East of the Ered Luin was a land encircled by four mountain ranges: the Ered Luin to the West, the Ered Engrin to the North, the Hithaeglir (Misty Mountains) to the East, and some of the White Mountains to the South. Passing even further East, over the Hithaeglir, you would come to Anduin (the Great River) and eventually Palisor, the Inland Sea of Helcar, the Orocarni, and the East Sea.

After the end of the First Age and the drowning of Beleriand, the geography east of the Ered Luin shifted. The Ered Luin themselves, now broken up and disfigured, marked the western border of Eriador, and thence Lindon and Belegaer itself. Eriador, now the Westernmost part of Middle-earth, was bordered on the East by the Hithaeglir, the Misty Mountains, which stretched down south to the White Mountains and the Bay of Belfalas. Across the Misty Mountains from Eriador was Rhovanion, which extended east to the Sea of Rhûn and the vast lands beyond. Within Rhovanion were the great forest of Mirkwood, the forest of Fangorn, and the many-rivered area that would become known as Gondor. To the east was the region of Mordor, encircled on three sides by mountains. To the far north of Rhovanion was the icy Forodwaith.

Real-world History

Tolkien created Arda, including and especially Middle-earth, for his languages Quenya and Sindarin, especially the latter as it turned out. To Tolkien, a scholar of the Anglo-Saxon language, Middle-earth was the English translation of the Old English word middanġeard. This word was transformed in the Middle English midden-erd or middel-erd, and the Old Norse Midgard. This is English for what the Greeks called the οικουμένη (oikoumenē) or "the abiding place of men", the physical world as opposed to the unseen worlds (The Letters of J.R.R. Tolkien, 151).
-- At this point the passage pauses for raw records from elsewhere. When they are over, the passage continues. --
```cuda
template<bool FUSE>
__global__ void __launch_bounds__(BULK_MAX_WARPS*32, 1) stc007_bulk_kernel(const __grid_constant__ BulkParams p)
{
    extern __shared__ __align__(128) u8 dsm[];
    u64 *bars = (u64 *)dsm;
    u16 *crc_tab = (u16 *)(dsm+128);
    const int warp = threadIdx.x>>5, lane = threadIdx.x&31;
    const u32 stage_bytes = BULK_ROWS*p.slot_bytes;
    u8 *ring = dsm+BULK_SMEM_HEADER+(size_t)warp*BULK_STAGES*stage_bytes;
    u64 *bar = bars+warp*BULK_STAGES;
    u16 *fw = (u16 *)(dsm+BULK_SMEM_HEADER+(size_t)p.warps*BULK_STAGES*stage_bytes+(size_t)warp*BULK_FUSE_BYTES);
    u8 *fok = (u8 *)(fw+2*8*BULK_FUSE_HF);
    for(int i=threadIdx.x;i<3*256;i+=blockDim.x) crc_tab[i] = c_crc8[i];
    if(p.use_tma&&(lane==0))
    {
        for(int s=0;s<BULK_STAGES;s++) mbar_init(&bar[s], 1);
        asm volatile("fence.mbarrier_init.release.cluster;" ::: "memory");
    }
    __syncthreads();

    const int hf = p.H/2;
    const int nbatch = (p.H+BULK_ROWS-1)/BULK_ROWS;
    const long long n_units = p.n_frames;
    const long long gw = (long long)blockIdx.x*p.warps+warp, gstride = (long long)gridDim.x*p.warps;
    const long long my_units = (gw<n_units) ? ((n_units-gw+gstride-1)/gstride) : 0;
    const long long n_items = my_units*nbatch;
    const int ref = p.ref;
    const int fld = lane&1;

    auto issue = [&](long long it)
    {
        const long long u = gw+(it/nbatch)*gstride;
        const int r0 = (int)(it%nbatch)*BULK_ROWS;
        const int rows = (p.H-r0<BULK_ROWS) ? (p.H-r0) : BULK_ROWS;
        const int s = (int)(it&1);
        if(lane==0)
        {
            const u32 bytes = (u32)rows*(u32)p.stride;
            mbar_expect_tx(&bar[s], bytes);
            bulk_g2s(smem_u32(ring)+(u32)s*stage_bytes, p.luma+((size_t)(p.f0+u)*p.H+(size_t)r0)*p.stride, bytes, &bar[s]);
        }
        __syncwarp();
    };
    if(p.use_tma) { if(n_items>0) issue(0); if(n_items>1) issue(1); }

    u32 c01 = 0, c23 = 0, c45 = 0, c67 = 0;
    bool c_cb = false;
    u32 frame_bad = 0;
    const u32 rec5 = (u32)p.ref|((u32)p.black<<8)|((u32)p.white<<16);
    const u32 rec6 = (u32)(u16)p.coords.start|((u32)(u16)p.coords.stop<<16);

    for(long long it=0;it<n_items;it++)
    {
        const long long u = gw+(it/nbatch)*gstride;
        const int b = (int)(it%nbatch), r0 = b*BULK_ROWS;
        const int rows = (p.H-r0<BULK_ROWS) ? (p.H-r0) : BULK_ROWS;
        const int f = p.f0+(int)u;
        const int s = (int)(it&1);
        const int k = (r0>>1)+(lane>>1);
        const bool active = lane<rows;
        const u8 *row = ring+(size_t)s*stage_bytes+(size_t)lane*p.slot_bytes;
        if(p.use_tma) mbar_wait(&bar[s], (u32)((it>>1)&1));
        else
        {
            __syncwarp();
            for(int r=0;r<rows;r++)
            {
                const u8 *src = p.luma+((size_t)f*p.H+(size_t)(r0+r))*p.stride;
                u8 *dst = ring+(size_t)s*stage_bytes+(size_t)r*p.slot_bytes;
                for(int j=lane;j<p.W;j+=32) dst[j] = __ldg(src+j);
            }
            __syncwarp();
        }
        u32 g[4], ge[4];
#pragma unroll
        for(int w=0;w<4;w++)
        {
            u32 a = 0, c = 0;
#pragma unroll
            for(int j=0;j<32;j++)
            {
                const int v = row[p.pos[32*w+j]];
                a = __funnelshift_l((u32)(ref-v), a, 1);
                c = __funnelshift_l((u32)(ref-1-v), c, 1);
            }
            g[w] = a; ge[w] = c;
        }
        __syncwarp();
        if(p.use_tma&&(it+BULK_STAGES<n_items)) issue(it+BULK_STAGES);
        const bool any_eq = ((ge[0]^g[0])|(ge[1]^g[1])|(ge[2]^g[2])|(ge[3]^g[3]))!=0;
        if(__any_sync(0xFFFFFFFFu, any_eq)) resolve_equal_cells(g, ge);
        const u32 w0 = stream_field<0, 14>(g[0], g[1], g[2], g[3]), w1 = stream_field<14, 14>(g[0], g[1], g[2], g[3]);
        const u32 w2 = stream_field<28, 14>(g[0], g[1], g[2], g[3]), w3 = stream_field<42, 14>(g[0], g[1], g[2], g[3]);
        const u32 w4 = stream_field<56, 14>(g[0], g[1], g[2], g[3]), w5 = stream_field<70, 14>(g[0], g[1], g[2], g[3]);
        const u32 w6 = stream_field<84, 14>(g[0], g[1], g[2], g[3]), w7 = stream_field<98, 14>(g[0], g[1], g[2], g[3]);
        u32 w8 = g[3]&0xFFFFu;
        u32 crc_a = 0xFFFFu, crc_b = 0;
#pragma unroll
        for(int j=0;j<7;j++)
        {
            const u32 ma = (g[j>>2]>>(24-8*(j&3)))&0xFFu, mb = (g[(j+7)>>2]>>(24-8*((j+7)&3)))&0xFFu;
            crc_a = ((crc_a<<8)^crc_tab[((crc_a>>8)^ma)&0xFFu])&0xFFFFu;
            crc_b = ((crc_b<<8)^crc_tab[((crc_b>>8)^mb)&0xFFu])&0xFFFFu;
// ... 120 lines not shown
```

Baseline: 8.107 billion.

## Load only the PCM pixel window via TMA tensor maps and add a specialized standard deinterleave kernel

The bulk binarization pass now computes the horizontal pixel window that actually holds PCM bits and fetches only that window with a 2D TMA tensor copy, where it used to copy whole rows with a 1D bulk copy. This cuts global-to-shared traffic and shared memory per warp, and the per-block warp cap rises from 4 to 6. The deinterleave kernel gains a templated fast path for standard 14-bit configs that packs the line-valid bit into the high bit of each stored word instead of keeping ballot bitmaps, and writes samples and flags directly. The price is a driver entry point lookup, tensor map encoding on the host, and a second kernel instantiation. The full-row-height expect_tx relies on TMA counting the full box bytes when the last batch runs past the tensor's edge.

```diff
diff --git a/sdvpcmdecoder_b200/csrc/sdv_kernels.cu b/sdvpcmdecoder_b200/csrc/sdv_kernels.cu
--- a/sdvpcmdecoder_b200/csrc/sdv_kernels.cu
+++ b/sdvpcmdecoder_b200/csrc/sdv_kernels.cu
@@ -1,4 +1,5 @@
 #include <cuda_runtime.h>
+#include <cudaTypedefs.h>
 #include <stdio.h>
 #include <new>
 #include <vector>
@@ -363,6 +364,7 @@
 
 enum { DEINT_WARPS = 8, DEINT_TILE = 128, DEINT_TLINES = DEINT_TILE+112, DEINT_THREADS = DEINT_WARPS*32, DEINT_CTA_BLOCKS = DEINT_WARPS*DEINT_TILE };
 
+template<bool STD>
 __global__ void __launch_bounds__(DEINT_THREADS) stc007_deint_kernel(DeintParams p)
 {
     __shared__ u16 s_wall[DEINT_WARPS][8][DEINT_TLINES];
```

Tolkien also remarked in his Letters that he was particularly inspired by these verses of Anglo-Saxon poetry from Crist:

Eala earendel engla beorhtast / ofer middangeard monnum sended.
Hail Earendel, brightest of angels / above the middle-earth sent unto men.
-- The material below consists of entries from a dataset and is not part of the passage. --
template <class F>
static void with_dimension(int d, F&& f) {
    switch (d) {
        case 1: f(std::integral_constant<int, 1>()); break;
        case 2: f(std::integral_constant<int, 2>()); break;
        case 3: f(std::integral_constant<int, 3>()); break;
        case 4: f(std::integral_constant<int, 4>()); break;
        case 5: f(std::integral_constant<int, 5>()); break;
        case 6: f(std::integral_constant<int, 6>()); break;
        case 7: f(std::integral_constant<int, 7>()); break;
        default: break;
    }
}

void launch_lattice_points(const LatticeDev& L, const FeatureSource& fs, hipStream_t s) {
    const long long total = (long long)L.Npad * L.n_frames;
    int n_chunks = LP_CHUNKS;
    while (n_chunks > 1 && (total + 255) / 256 / n_chunks < 1024) n_chunks >>= 1;
    const long long per_block = 256ll * n_chunks;
    const dim3 grid((unsigned)((total + per_block - 1) / per_block)), block(256);
    with_dimension(L.d, [&](auto dim) {
        constexpr int D = decltype(dim)::value;
        if constexpr (D == 6) {
            if (L.ids16) { lattice_points_kernel<6, true><<<grid, block, 0, s>>>(L, fs, n_chunks); return; }
        }
        lattice_points_kernel<D><<<grid, block, 0, s>>>(L, fs, n_chunks);
    });
    RV_LAUNCHED("lattice_points_kernel");
}

struct SlotFilled {
    __device__ __forceinline__ int operator()(int st) const { return st == ST_FILLED ? 1 : 0; }
};

__global__ void __launch_bounds__(256)
lattice_compact_kernel(LatticeDev L) {
    const unsigned slot = blockIdx.x * blockDim.x + threadIdx.x;
    if (slot >= L.cap_total) return;
    const bool filled = L.state[slot] == ST_FILLED;
    const int id = L.slot_to_id[slot];
    if (filled && (unsigned)id < (unsigned)L.m_bound) {
        L.vkeys[2 * (size_t)id] = L.tkeys[2 * (size_t)slot];
        L.vkeys[2 * (size_t)id + 1] = L.tkeys[2 * (size_t)slot + 1];
    }
    const unsigned cap_f = L.cap_f_mask + 1;
    if ((slot & L.cap_f_mask) == 0) L.fstart[slot >> L.cap_f_log2] = id;
    if (slot == L.cap_total - 1) {
        const int M = id + (filled ? 1 : 0);
        L.counters[0] = M;
        L.fstart[L.n_frames] = M;
        if (M > L.m_bound) L.counters[1] = 1;
    }
    if ((slot & L.cap_f_mask) == L.cap_f_mask) {
        const int first = L.slot_to_id[slot - L.cap_f_mask];
        const int Mf = id + (filled ? 1 : 0) - first;
        if ((unsigned)Mf > cap_f / 2) L.counters[1] = 1;
    }
}

__global__ void __launch_bounds__(256)
lattice_remap_kernel(LatticeDev L, unsigned* __restrict__ sort_keys, unsigned* __restrict__ sort_vals, long long n_entries) {
    const long long e = (long long)blockIdx.x * blockDim.x + threadIdx.x;
    if (e >= n_entries) return;
    int id = L.slot_to_id[L.offsets[e]];
    id = id < L.m_bound ? id : L.m_bound - 1;
    L.offsets[e] = id;
    sort_keys[e] = (unsigned)id;
    sort_vals[e] = (unsigned)e;
}

__global__ void __launch_bounds__(256)
lattice_neighbours_kernel(LatticeDev L) {
    const long long gid = (long long)blockIdx.x * blockDim.x + threadIdx.x;
    const int M = L.counters[0] < L.m_bound ? L.counters[0] : L.m_bound;
    const int d = L.d;
    if (gid >= (long long)M * (d + 1)) return;
    const int j = (int)(gid / M);
    const int id = (int)(gid - (long long)j * M);
    Key8 key;
    const unsigned long long* src = L.vkeys + 2 * (size_t)id;
    key.q[0] = src[0];
    key.q[1] = src[1];
    Key8 n1 = key, n2 = key;
    for (int k = 0; k < d; k++) { n1.k[k] = (short)(key.k[k] - 1); n2.k[k] = (short)(key.k[k] + 1); }
    if (j < d) { n1.k[j] = (short)(key.k[j] + d); n2.k[j] = (short)(key.k[j] - d); }
    const unsigned fbase = (unsigned)(unsigned short)key.k[7] << L.cap_f_log2;
    const int s1 = hash_lookup(L.state, L.tkeys, fbase, L.cap_f_mask, n1);
    const int s2 = hash_lookup(L.state, L.tkeys, fbase, L.cap_f_mask, n2);
    L.nb1[(size_t)j * L.m_bound + id] = s1 < 0 ? -1 : L.slot_to_id[s1];
    L.nb2[(size_t)j * L.m_bound + id] = s2 < 0 ? -1 : L.slot_to_id[s2];
}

In the early 1930s Tolkien began to use the word Middle-earth instead of his other terms, including “Great Lands”, “Hither Lands”, and “Outer Lands”.

Tolkien, equating Arda with Earth, believed that mythologically Europe would be the present-day form of Middle-earth, now in the Seventh Age or so. He also suggested in Letter 211 that his tales were set more or less six thousand years ago.